# [WHAT TO PRODUCE]
Return only those lines of the listing that hold the word "struct".

# [EXTRACTED ENTRIES]
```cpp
template <int SS>
__device__ __forceinline__ void wino_wgrad_entry(const WinoWgradParams& p, float* xw0, float* xw1, float* dy0, float* dy1) {
  switch ((threadIdx.x >> 6) & 3) {
    case 0: wino_wgrad_body<0, SS>(p, xw0, xw1, dy0, dy1); break;
    case 1: wino_wgrad_body<1, SS>(p, xw0, xw1, dy0, dy1); break;
    case 2: wino_wgrad_body<2, SS>(p, xw0, xw1, dy0, dy1); break;
    default: wino_wgrad_body<3, SS>(p, xw0, xw1, dy0, dy1); break;
  }
}
#define WINO_WGRAD_KERNEL(SS)                                                                                    \
  __global__ __launch_bounds__(512) void conv_wino_wgrad_kernel_s##SS(WinoWgradParams p) {                     \
    __shared__ float xw0[WG_XW_WORDS], xw1[WG_XW_WORDS];                                                         \
    __shared__ float dy0[WG_DY_WORDS], dy1[WG_DY_WORDS];                                                         \
    wino_wgrad_entry<SS>(p, xw0, xw1, dy0, dy1);                                                                 \
  }
WINO_WGRAD_KERNEL(1) WINO_WGRAD_KERNEL(2) WINO_WGRAD_KERNEL(3) WINO_WGRAD_KERNEL(4)
#undef WINO_WGRAD_KERNEL

template <int PAIRS>
__global__ __launch_bounds__(256) void wino_wgrad_reduce_kernel(const float* __restrict__ slab, float* __restrict__ dW, int Z, int Cout,
                                                                int Cin) {
  constexpr int PG = 256 / PAIRS;
  constexpr int PPT = 16 / PG;
  __shared__ float su[16][PAIRS];
  const long total = (long)Cin * Cout, per_z = 16 * total;
  const int lp = threadIdx.x % PAIRS, pg = threadIdx.x / PAIRS;
  const long pair = (long)blockIdx.x * PAIRS + lp;
  if (pair < total) {
#pragma unroll
    for (int k = 0; k < PPT; ++k) {
      const int pos = pg * PPT + k;
      const long idx = (long)pos * total + pair;
      double s0 = 0.0, s1 = 0.0, s2 = 0.0, s3 = 0.0;
      int z = 0;
      for (; z + 4 <= Z; z += 4) {
        const float a = slab[(long)z * per_z + idx], b = slab[(long)(z + 1) * per_z + idx];
        const float c = slab[(long)(z + 2) * per_z + idx], d = slab[(long)(z + 3) * per_z + idx];
        s0 += (double)a; s1 += (double)b; s2 += (double)c; s3 += (double)d;
      }
      for (; z < Z; ++z) s0 += (double)slab[(long)z * per_z + idx];
      su[pos][lp] = (float)((s0 + s1) + (s2 + s3));
    }
  }
  __syncthreads();
  if (pg != 0 || pair >= total) return;
  const int co = (int)(pair % Cout), ci = (int)(pair / Cout);
  double u[16];
#pragma unroll
  for (int pos = 0; pos < 16; ++pos) u[pos] = (double)su[pos][lp];
  double t[3][4];
#pragma unroll
  for (int nu = 0; nu < 4; ++nu) {
    t[0][nu] = u[0 * 4 + nu] + 0.5 * (u[1 * 4 + nu] + u[2 * 4 + nu]);
    t[1][nu] = 0.5 * (u[1 * 4 + nu] - u[2 * 4 + nu]);
    t[2][nu] = 0.5 * (u[1 * 4 + nu] + u[2 * 4 + nu]) + u[3 * 4 + nu];
  }
  float* out = dW + ((long)co * Cin + ci) * 9;
#pragma unroll
  for (int a = 0; a < 3; ++a) {
    out[a * 3 + 0] = (float)(t[a][0] + 0.5 * (t[a][1] + t[a][2]));
    out[a * 3 + 1] = (float)(0.5 * (t[a][1] - t[a][2]));
    out[a * 3 + 2] = (float)(0.5 * (t[a][1] + t[a][2]) + t[a][3]);
  }
}

struct WgradPlan { int st_shift, RS, segs, spc, total, Z, per; };
inline WgradPlan wino_wgrad_plan(int N, int H, int W, int Cin, int Cout) {
  WgradPlan g;
  const int TW = W / 2, TH = (H + 1) / 2;
  const int STW = TW < 16 ? TW : 16;
  g.st_shift = __builtin_ctz(STW);
  g.RS = 16 / STW;
  g.segs = TW / STW;
  g.spc = TW >= 16 ? TH * g.segs : (TH + g.RS - 1) / g.RS;
  g.total = N * g.spc;
  const int blocks = (Cin / 64) * (Cout / 64);
  int Z = 256 / blocks;
  if (Z < 1) Z = 1;
  if (Z > g.total) Z = g.total;
  g.per = (g.total + Z - 1) / Z;
  g.Z = (g.total + g.per - 1) / g.per;
  return g;
}
}

namespace acvae {
bool conv3x3_wino_wgrad_ok(int H, int W, int Cin, int Cout) {
  if (H < 1 || W < 4 || W > 64 || (W & (W - 1)) != 0) return false;
  return Cin % 64 == 0 && Cout % 64 == 0;
}
static bool wino_wgrad_fits(int N, int H, int W, int Cin, int Cout) {
  return (long)N * H * W * (Cin > Cout ? Cin : Cout) < (1L << 31);
}
long conv3x3_wino_wgrad_slab_floats(int N, int H, int W, int Cin, int Cout) {
  if (!conv3x3_wino_wgrad_ok(H, W, Cin, Cout)) return 0;
  return (long)wino_wgrad_plan(N, H, W, Cin, Cout).Z * 16 * Cin * Cout;
}
int conv3x3_wino_wgrad(const float* dY, const float* X, const float* scale, const float* shift, float* dW_oihw, float* slab,
                       int N, int H, int W, int Cin, int Cout, hipStream_t st) {
  if (!dY || !X || !dW_oihw || !slab) return ACVAE_EINVAL;
  if (!conv3x3_wino_wgrad_ok(H, W, Cin, Cout) || !wino_wgrad_fits(N, H, W, Cin, Cout)) return ACVAE_EUNSUPPORTED;
  if (!aligned16(dY) || !aligned16(X) || !aligned16(slab) || (scale && (!aligned16(scale) || !aligned16(shift)))) return ACVAE_EALIGN;
  const WgradPlan g = wino_wgrad_plan(N, H, W, Cin, Cout);
  WinoWgradParams p;
  p.dY = dY; p.X = X; p.scale = scale; p.shift = shift; p.slab = slab;
  p.N = N; p.H = H; p.W = W; p.Cin = Cin; p.Cout = Cout;
  p.st_shift = g.st_shift; p.RS = g.RS; p.segs = g.segs; p.spc = g.spc; p.total = g.total; p.per = g.per;
  prof_begin(ACVAE_PROF_CONV_WGRAD, st);
  const dim3 wgrid(g.Z, Cin / 64, Cout / 64);
  switch (g.st_shift) {
    case 1: hipLaunchKernelGGL(conv_wino_wgrad_kernel_s1, wgrid, dim3(512), 0, st, p); break;
    case 2: hipLaunchKernelGGL(conv_wino_wgrad_kernel_s2, wgrid, dim3(512), 0, st, p); break;
    case 3: hipLaunchKernelGGL(conv_wino_wgrad_kernel_s3, wgrid, dim3(512), 0, st, p); break;
    default: hipLaunchKernelGGL(conv_wino_wgrad_kernel_s4, wgrid, dim3(512), 0, st, p); break;
  }
  prof_end(ACVAE_PROF_CONV_WGRAD, st);
  const long total = (long)Cin * Cout;
  if (total < 16 * 1024)
    hipLaunchKernelGGL(wino_wgrad_reduce_kernel<16>, dim3((unsigned)cdiv(total, 16)), dim3(256), 0, st, slab, dW_oihw, g.Z, Cout, Cin);
  else
    hipLaunchKernelGGL(wino_wgrad_reduce_kernel<64>, dim3((unsigned)cdiv(total, 64)), dim3(256), 0, st, slab, dW_oihw, g.Z, Cout, Cin);
  ACVAE_LAUNCH_CHECK();
  return ACVAE_OK;
}
}
```
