@@ -412,7 +441,9 @@
       uint4 nh = make_uint4(0u, 0u, 0u, 0u);
       uint64_t nh_tile = ~0ull;
       uint32_t it = 0;
-      for (uint64_t tile = blockIdx.x; tile < n_tiles; tile += gridDim.x) {
+      const uint32_t n_words = kPacked ? uint32_t(P.pack_tables) : 1u, pw_step = gridDim.x % n_words;
+      uint32_t pw = blockIdx.x % n_words;
+      for (uint64_t tile = blockIdx.x; tile < n_tiles; tile += gridDim.x, pw = pw + pw_step >= n_words ? pw + pw_step - n_words : pw + pw_step) {
         if (P.skip != nullptr && P.skip[(tile * kTileRows) / kZoneRows]) continue;
         uint4 h = make_uint4(0u, 0u, 0u, 0u);
         if (hp != nullptr) h = nh_tile == tile ? nh : header(tile);
@@ -433,14 +464,21 @@
         }
         const uint32_t total = __reduce_add_sync(kFull, bytes);
         if (lane == 0) mbar_wait(&empty_bar[st], (use & 1u) ^ 1u);
-        for (int s = 0; s < P.n_streams; ++s) {
-          uint4 x;
-          x.x = __shfl_sync(kFull, h.x, s); x.y = __shfl_sync(kFull, h.y, s); x.z = __shfl_sync(kFull, h.z, s); x.w = __shfl_sync(kFull, h.w, s);
-          if (lane == 0) pk_hdr[st * kMaxStreams + s] = x;
+        __syncwarp();
+        if (mine) pk_hdr[st * kMaxStreams + lane] = h;
+        __syncwarp();
+        if (lane == 0) {
+          pk_desc[st] = make_uint2(nrows, pw);
+          mbar_arrive_expect_tx(&full_bar[st], total);
         }
-        if (lane == 0) mbar_arrive_expect_tx(&full_bar[st], total);
         __syncwarp();
         if (bytes != 0u) bulk_g2s(smem + size_t(st) * stage_bytes + soff, g, bytes, &full_bar[st]);
+      }
+      if (lane == 0) {
+        const uint32_t st = it % kStages, use = it / kStages;
+        mbar_wait(&empty_bar[st], (use & 1u) ^ 1u);
+        pk_desc[st] = make_uint2(0u, 0u);
+        mbar_arrive(&full_bar[st]);
       }
       return;
     }
@@ -469,15 +507,26 @@
   unsigned long long* const q_words = reinterpret_cast<unsigned long long*>(smem + size_t(kStages) * stage_bytes) + size_t(warp) * 256u;
   uint32_t* const q_idx = reinterpret_cast<uint32_t*>(smem + size_t(kStages) * stage_bytes + size_t(kConsumerWarps) * 2048u) + size_t(warp) * 64u;
   uint32_t it = 0;
-  for (uint64_t tile = blockIdx.x; tile < n_tiles; tile += gridDim.x) {
-    if (P.skip != nullptr && P.skip[(tile * kTileRows) / kZoneRows]) continue;
-    const uint32_t st = it % kStages, use = it / kStages;
-    ++it;
-    mbar_wait(&full_bar[st], use & 1u);
+  for (uint64_t tile = blockIdx.x;; tile += gridDim.x) {
+    uint32_t st, nrows, pack_word;
+    if (kFor) {
+      st = it % kStages;
+      mbar_wait(&full_bar[st], (it / kStages) & 1u);
+      ++it;
+      const uint2 d = pk_desc[st];
+      if (d.x == 0u) break;
+      nrows = d.x; pack_word = d.y;
+    } else {
+      if (tile >= n_tiles) break;
+      if (P.skip != nullptr && P.skip[(tile * kTileRows) / kZoneRows]) continue;
+      st = it % kStages;
+      mbar_wait(&full_bar[st], (it / kStages) & 1u);
+      ++it;
+      const uint64_t row0 = tile * kTileRows;
+      nrows = uint32_t(min(static_cast<unsigned long long>(kTileRows), static_cast<unsigned long long>(P.rows - row0)));
+      pack_word = kPacked ? uint32_t(tile % uint64_t(P.pack_tables)) : 0u;
+    }
     const unsigned char* base = smem + size_t(st) * stage_bytes;
-    const uint64_t row0 = tile * kTileRows;
-    const uint32_t nrows = uint32_t(min(static_cast<unsigned long long>(kTileRows), static_cast<unsigned long long>(P.rows - row0)));
-    const uint32_t pack_word = kPacked ? uint32_t(tile % uint64_t(P.pack_tables)) : 0u;
     const uint4* const hst = pk_hdr + st * kMaxStreams;
     for (uint32_t rb = warp * 64u; rb < nrows; rb += kConsumerWarps * 64u) {
       const uint32_t r = rb + 2u * lane;
@@ -833,7 +882,7 @@
 __global__ void __launch_bounds__(256)
 for_stats_kernel(const long long* __restrict__ values, const ForBlockDev* __restrict__ packed_hdr,
                  const unsigned long long* __restrict__ words, uint64_t rows, long long* __restrict__ zone,
-                 ForBlockDev* __restrict__ hdr, unsigned long long* __restrict__ n_words) {
+                 ForBlockDev* __restrict__ hdr, unsigned long long* __restrict__ n_words, unsigned int* __restrict__ max_bits) {
   const uint64_t n_groups = (rows + kForGroupRows - 1) / kForGroupRows;
   const uint32_t lane = threadIdx.x & 31u;
   for (uint64_t g = (uint64_t(blockIdx.x) * blockDim.x + threadIdx.x) >> 5; g < n_groups; g += (uint64_t(gridDim.x) * blockDim.x) >> 5) {
@@ -854,6 +903,7 @@
         ForBlockDev h; h.base = mn; h.bits = bits; h.off8 = 0u;
         hdr[g] = h;
         n_words[g] = (uint64_t(n) * bits + 63u) / 64u;
+        atomicMax(max_bits, bits);
       }
     }
   }
diff --git a/serenedb_b200/csrc/sdbg_abi.cu b/serenedb_b200/csrc/sdbg_abi.cu
--- a/serenedb_b200/csrc/sdbg_abi.cu
+++ b/serenedb_b200/csrc/sdbg_abi.cu
@@ -41,6 +41,7 @@
   void* d_values = nullptr;
   void* d_packed = nullptr;
   size_t packed_bytes = 0;
+  uint32_t for_max_bits = 0;
   uint64_t* d_validity = nullptr;
   int type = 0;
   uint64_t rows = 0;
@@ -503,27 +504,33 @@
   size_t scan_bytes = 0;
   CU(c, cub::DeviceScan::ExclusiveSum(nullptr, scan_bytes, static_cast<const unsigned long long*>(nullptr),
                                       static_cast<unsigned long long*>(nullptr), int(n_groups + 1), c->stream));
-  if ((rc = ensure(c, c->scratch[12], h_bytes + 2 * n_bytes + scan_bytes))) return rc;
+  const size_t mb_off = h_bytes + 2 * n_bytes + ((scan_bytes + 15) & ~size_t(15));
+  if ((rc = ensure(c, c->scratch[12], mb_off + 16))) return rc;
   char* base = static_cast<char*>(c->scratch[12].p);
   auto* s_hdr = reinterpret_cast<ForBlockDev*>(base);
   auto* s_nw = reinterpret_cast<unsigned long long*>(base + h_bytes);
   auto* s_off = reinterpret_cast<unsigned long long*>(base + h_bytes + n_bytes);
+  auto* s_max_bits = reinterpret_cast<unsigned int*>(base + mb_off);
   CU(c, cudaMemsetAsync(s_nw + n_groups, 0, 8, c->stream));
+  CU(c, cudaMemsetAsync(s_max_bits, 0, 4, c->stream));
   const auto* raw = static_cast<const long long*>(c->stage_raw.p);
   const unsigned grid = grid_per_group_warp(c, n_groups);
-  for_stats_kernel<<<grid, 256, 0, c->stream>>>(raw, nullptr, nullptr, rows, col.d_zone, s_hdr, s_nw);
+  for_stats_kernel<<<grid, 256, 0, c->stream>>>(raw, nullptr, nullptr, rows, col.d_zone, s_hdr, s_nw, s_max_bits);
   col.zone_ok = true;
   ++c->launches;
   CU(c, cudaGetLastError());
   CU(c, cub::DeviceScan::ExclusiveSum(base + h_bytes + 2 * n_bytes, scan_bytes, s_nw, s_off, int(n_groups + 1), c->stream));
   unsigned long long total = 0;
+  unsigned int max_bits = 0;
   CU(c, cudaMemcpyAsync(&total, s_off + n_groups, 8, cudaMemcpyDeviceToHost, c->stream));
+  CU(c, cudaMemcpyAsync(&max_bits, s_max_bits, 4, cudaMemcpyDeviceToHost, c->stream));
   CU(c, cudaStreamSynchronize(c->stream));
   const size_t packed_bytes = for_hdr_bytes(rows) + (total + 1) * 8 + 64;
   if (packed_bytes >= rows * 8) return keep_raw();
   if (col.d_packed && col.packed_bytes != packed_bytes) { cudaFree(col.d_packed); col.d_packed = nullptr; }
   if (!col.d_packed) CU(c, cudaMalloc(&col.d_packed, packed_bytes));
   col.packed_bytes = packed_bytes;
+  col.for_max_bits = max_bits;
   CU(c, cudaMemsetAsync(static_cast<char*>(col.d_packed) + packed_bytes - 64, 0, 64, c->stream));
   for_pack_kernel<<<grid, 256, 0, c->stream>>>(raw, s_hdr, s_off, rows, static_cast<ForBlockDev*>(col.d_packed),
                                                const_cast<unsigned long long*>(for_words(col)));
@@ -643,8 +650,10 @@
   sdbg_ctx* c = s->ctx;
   CU(c, cudaSetDevice(c->device));
   const uint64_t n_groups = (rows + kForGroupRows - 1) / kForGroupRows;
+  uint32_t max_bits = 0;
   for (uint64_t g = 0; g < n_groups; ++g) {
     const uint64_t n = std::min<uint64_t>(kForGroupRows, rows - g * kForGroupRows);
+    max_bits = std::max(max_bits, headers[g].bits);
     if (headers[g].bits > 64u || uint64_t(headers[g].off8) + (n * headers[g].bits + 63) / 64 + 1 > n_words)
       return fail(c, SDBG_EFORMAT, "bit-packed column: group outside the word stream");
   }
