typedef const __attribute__((address_space(4))) uint64_t* PwTable;
template <int NCH>
struct AlphaAcc {
    uint64_t acc[NCH];
    PwTable tab;
    uint32_t stride, idx;
    GL_DEV void init(const QuotArgs& a, uint32_t unit, uint32_t first = 0) {
#pragma unroll
        for (int c = 0; c < NCH; c++) acc[c] = 0;
        tab = (PwTable)(a.alpha_pw + (uint64_t)unit * NCH * a.pw_stride); stride = a.pw_stride; idx = first;
    }
    GL_DEV void push(uint64_t term) {
#pragma unroll
        for (int c = 0; c < NCH; c++) acc[c] = gl_add(acc[c], gl_mul(term, tab[c * stride + idx]));
        idx++;
    }
    GL_DEV void push_at(uint64_t term, uint32_t k) {
#pragma unroll
        for (int c = 0; c < NCH; c++) acc[c] = gl_add(acc[c], gl_mul(term, tab[c * stride + k]));
    }
};
template <int NCH>
struct LazyAcc : AlphaAcc<NCH> {
    GL_DEV uint64_t value(int c) const { return this->acc[c]; }
};
template <>
struct LazyAcc<2> {
    uint64_t A0[2], A1[2], A2[2];
    uint32_t k0[2], k1[2], k2[2];
    PwTable tab;
    uint32_t stride, idx;
    GL_DEV void init(const QuotArgs& a, uint32_t unit, uint32_t first = 0) {
#pragma unroll
        for (int c = 0; c < 2; c++) { A0[c] = A1[c] = A2[c] = 0; k0[c] = k1[c] = k2[c] = 0; }
        tab = (PwTable)(a.alpha_pw + (uint64_t)unit * 2 * a.pw_stride); stride = a.pw_stride; idx = first;
    }
    GL_DEV void push(uint64_t term) {
        const uint64_t ax = tab[idx], ay = tab[stride + idx];
        const uint32_t t0 = (uint32_t)term, t1 = (uint32_t)(term >> 32);
        uint64_t c0, c1, c2, c3;
        asm("v_mad_u64_u32 %0, %12, %16, %18, %0\n\t"
            "v_mad_u64_u32 %1, %13, %16, %20, %1\n\t"
            "v_mad_u64_u32 %2, %14, %16, %19, %2\n\t"
            "v_mad_u64_u32 %3, %15, %16, %21, %3\n\t"
            "v_addc_co_u32_e64 %6, vcc, 0, %6, %12\n\t"
            "v_addc_co_u32_e64 %7, vcc, 0, %7, %13\n\t"
// ... 339 lines not shown
    uint32_t brk = s.degree, ni = 0;
    for (uint32_t i0 = 0; i0 < s.n; i0 += 4) {
        uint64_t v[8];
#pragma unroll
        for (int k = 0; k < 8; k++) v[k] = nx[k];
        wire_group<8>(w, 1 + 2 * (i0 + 4), last, nx);
#pragma unroll
        for (int k = 0; k < 4; k++) {
            const uint32_t i = i0 + k;
            if (i == brk) {
                uint64_t ie[2], ip[2];
                wire_group<2>(w, s.start_int + 2 * ni, s.start_int + 2 * ni + 1, ie);
                wire_group<2>(w, s.start_int + 2 * (s.n_int + ni), s.start_int + 2 * (s.n_int + ni) + 1, ip);
                push2(g, gl2_sub(gl2_make(ie[0], ie[1]), eval));
                push2(g, gl2_sub(gl2_make(ip[0], ip[1]), prod));
                eval = gl2_make(ie[0], ie[1]); prod = gl2_make(ip[0], ip[1]);
                ni++; brk += s.degree - 1;
            }
            const gl2 xm = gl2_make(gl_sub(x.c0, xs[i * stride]), x.c1);
            const gl2 vw = gl2_mul_base(gl2_make(v[2 * k], v[2 * k + 1]), ws[i]);
            eval = gl2_add(gl2_mul(eval, xm), gl2_mul(vw, prod));
            prod = gl2_mul(prod, xm);
        }
    }
    push2(g, gl2_sub(gl2_make(pv[2], pv[3]), eval));
}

# [RESPONSE TO THE TASK]
struct WgradPlan { int st_shift, RS, segs, spc, total, Z, per; };
struct AlphaAcc {
struct LazyAcc : AlphaAcc<NCH> {
struct LazyAcc<2> {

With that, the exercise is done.